# Is there anything I can do to help relieve hyperthyroid symptoms?



## rjg555 (Mar 14, 2015)

I have hyperthyroid and have been suffering with the symptoms for 4 months (since November). I never had any health problems or thyroid issues prior to last summer. In the summer my naturopath saw my TSH at 3.5 and said I was hypothyroid so he put me on natural desiccated thyroid supplement. I took it for 4 months. After 3 months I had increasing anxiety but I didn't realize it was due to the desiccated thyroid supplement so I kept taking it. My naturopath checked my blood Oct. 30th and my TSH was 1.0. My naturopath said to stay on the desiccated thyroid. Then, in November, I was under high stress with my job and I think combined with the desiccated thyroid caused me to have hyperthyroid -thyroiditis or thyrotoxicosis.

So, now it's been 4 months since I stopped the desiccated thyroid supplement in November and although my symptoms have improved a little I still feel terrible and not well enough to work. I have trouble making it through each day. My symptoms are fast heart rate, constant nervousness, sweaty hands, feet and underarms, terrible anxiety/panic attacks, dizziness, weight loss ( I lost 20 pounds, now only weigh 98lbs), and feel really tired and weak.

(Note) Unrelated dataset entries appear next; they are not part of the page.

template <int R>
struct IncEroCfg {
  static constexpr int N = kEroInc[R].n;
  static constexpr int DY = kEroInc[R].reach;
  static constexpr int TW = 256, NP = 4, ROWS = 2 * NP;
  static constexpr int W = TW + 2 * DY;
  static constexpr int NPOS = (W + TW - 1) / TW;
  static constexpr int NACC = 2 * DY + ROWS;
  static constexpr int G = 4;
  static constexpr int NJ = NP * N;
  static constexpr int NG = (NJ + G - 1) / G;
  static constexpr int gsize(int g) { const int n = NJ - g * G; return n < 0 ? 0 : n > G ? G : n; }
  static constexpr int dy(int k) { return kEroInc[R].p[k].dy; }
  static constexpr int dx(int k) { return kEroInc[R].p[k].dx; }
  static constexpr int slot(int j) { return 2 * (j / N) - dy(j % N) + DY; }
  struct Plan { short seq[NJ > 0 ? NJ : 1], first[NACC]; };
  static constexpr Plan make_plan() {
    Plan pl{};
    int n = 0;
    for (int s = 0; s < NACC; ++s) {
      pl.first[s] = NJ;
      for (int j = 0; j < NJ; ++j)
        if (slot(j) == s) pl.seq[n++] = (short)j;
    }
    for (int i = NJ - 1; i >= 0; --i) pl.first[slot(pl.seq[i])] = pl.first[slot(pl.seq[i]) + 1] = (short)i;
    return pl;
  }
  static constexpr Plan plan = make_plan();
  static constexpr bool plan_ok() {
    int seen[NJ > 0 ? NJ : 1] = {};
    for (int i = 0; i < NJ; ++i) ++seen[plan.seq[i]];
    for (int j = 0; j < NJ; ++j)
      if (seen[j] != 1) return false;
    for (int s = 0; s < NACC; ++s) {
      int firsts = 0, touches = 0;
      for (int i = 0; i < NJ; ++i)
        for (int h = 0; h < 2; ++h)
          if (slot(plan.seq[i]) + h == s) { ++touches; firsts += plan.first[s] == i; }
      if (firsts != (touches > 0)) return false;
      if (s + ROWS < NACC && plan.first[s] < NJ && plan.first[s + ROWS] < NJ && plan.first[s] >= plan.first[s + ROWS]) return false;
    }
    return true;
  }
  static constexpr int DELTA = (ROWS - (2 * DY) % ROWS) % ROWS;
  static constexpr int LDS_CELLS = N > 0 ? 2 * NP * W : 1;
};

I have an appointment with an endocrinologist but I couldn't get in until the end of April. I've been diagnosed with hyperthyroidism (just by my family doctor), but I'm thinking it may be the thyroiditis or thyrotoxicosis but my family doctor won't look into; she says to wait to see the endocrinologist. *Is there anything that may help give me a little relief from the symptoms in the mean time? Like any herbs, foods, or supplements that may help?*

Also, how long do you think the hyperthyroid will last? I stopped the desiccated thyroid 4 months ago. It seems like mine was pretty much doctor induced hyperthyroidism due to taking too much of the desiccated thyroid and I never had a problem before taking it.

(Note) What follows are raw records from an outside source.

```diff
@@ -1201,7 +1231,8 @@
             }
             __builtin_amdgcn_fence(__ATOMIC_RELEASE, "workgroup");
             if (lane == 0 && !mute) lds_store(&hdr[H_READY + (r & 7)], r + 1);
-            if ((unsigned)lane < n_valid && !self_placed) a.tile_index[first + (unsigned)lane] = wb | ((unsigned long long)c << TIX_CNT_SHIFT);
+            if ((unsigned)lane < n_valid && !self_placed) a.tile_index[first + (unsigned)lane] = wb | ((unsigned long long)c_all << TIX_CNT_SHIFT);
+            local_total += (rec_pad || __any(self_placed)) ? bcast_last(wave_incl_scan(c_all)) : tot;
 #ifdef PFAC_TRACE_BUILD
             if (trace) { tr[2] = __builtin_amdgcn_s_memrealtime(); tr[3] = g_cur; }
 #endif
@@ -1442,9 +1473,10 @@
         else __builtin_amdgcn_s_setprio(0);
 
         if (now && cnt != 0) {
+            const unsigned long long take = a.rec_bytes == 2 ? (cnt + 7ull) & ~7ull : cnt;
             unsigned long long v = 0;
             if (lane == 0)
-                v = __hip_atomic_fetch_add(reinterpret_cast<unsigned long long *>(a.ctl + CTL_CURSOR), (unsigned long long)cnt,
+                v = __hip_atomic_fetch_add(reinterpret_cast<unsigned long long *>(a.ctl + CTL_CURSOR), take,
                                            __ATOMIC_RELAXED, __HIP_MEMORY_SCOPE_AGENT);
             const unsigned long long base = ((unsigned long long)__builtin_amdgcn_readfirstlane((unsigned)(v >> 32)) << 32) |
                                             __builtin_amdgcn_readfirstlane((unsigned)v);
@@ -3301,7 +3333,7 @@
         uint64_t grid = (uint64_t)ctx->grid_blocks < want ? (uint64_t)ctx->grid_blocks : want;
         a.ticket_ways = grid < TICKET_WAYS ? (unsigned)grid : TICKET_WAYS;
         if (ctx->ticket_ways_knob >= 1 && ctx->ticket_ways_knob < a.ticket_ways) a.ticket_ways = ctx->ticket_ways_knob;
-        uint64_t chunk = (capacity / (32 * grid)) & ~3ull;
+        uint64_t chunk = (capacity / (32 * grid)) & ~7ull;
         if (chunk > (1u << 22)) chunk = 1u << 22;
         a.chunk = (chunk >= 1024 && !dense) ? (unsigned)chunk : 0u;
         void *kargs[] = {&a};
```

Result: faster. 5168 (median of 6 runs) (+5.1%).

Any tips are greatly appreciated. Thank you!


----------



## Andros (Aug 26, 2009)

Trab
http://www.ncbi.nlm.nih.gov/pubmed/17684583
(Copy and paste into your browser)

Blocking TRAbs (also known as Thyrotropin Binding Inhibitory Immunoglobulins (TBII)) competitively block the activity of TSH on the receptor. This can cause hypothyroidism by reducing the thyrotropic effects of TSH. They are found in Hashimoto's thyroiditis and Graves' disease and may be cause of fluctuation of thyroid function in the latter. During treatment of Graves' disease they may also become the predominant antibody, which can cause hypothyroidism.

TSI
Normally, there is no TSI in the blood. If TSI is found in the blood, this indicates that the thyroid stimulating immunoglobulin is the cause of the of a person's hyperthyroidism.
http://labtestsonline.org/understanding/analytes/thyroid-antibodies/tab/test
(Copy and paste into your browser)

Thyroid Storm Symptoms
http://www.ncbi.nlm.nih.gov/pubmedhealth/PMH0001437
(Copy and paste into your browser)

Advanced hyper.
http://www.ucsfhealth.org/conditions/hyperthyroidism/signs_and_symptoms.html
(Copy and paste into your browser)

Welcome to the board.

Can you get on a cancellation list? Because; untreated hyperthyroid can be life threatening. And it can permanently damage your heart as well as other bodily organs.

Since you are going to have testing soon, even if there were something that would help in the meantime, taking it would really skew your tests.

I am listing some important tests above and do call the office and see if you can get on a cancellation list.

Hyper is serious and very scary..................................take it from one who knows.

And this is very important; you need to insist on RAIU (radioactive uptake scan) as this will give the rate of uptake as well help to spot any suspicion of cancer.

You sound really ill so I am praying you get the medical intervention you need and soon. If In doubt; get to the ER.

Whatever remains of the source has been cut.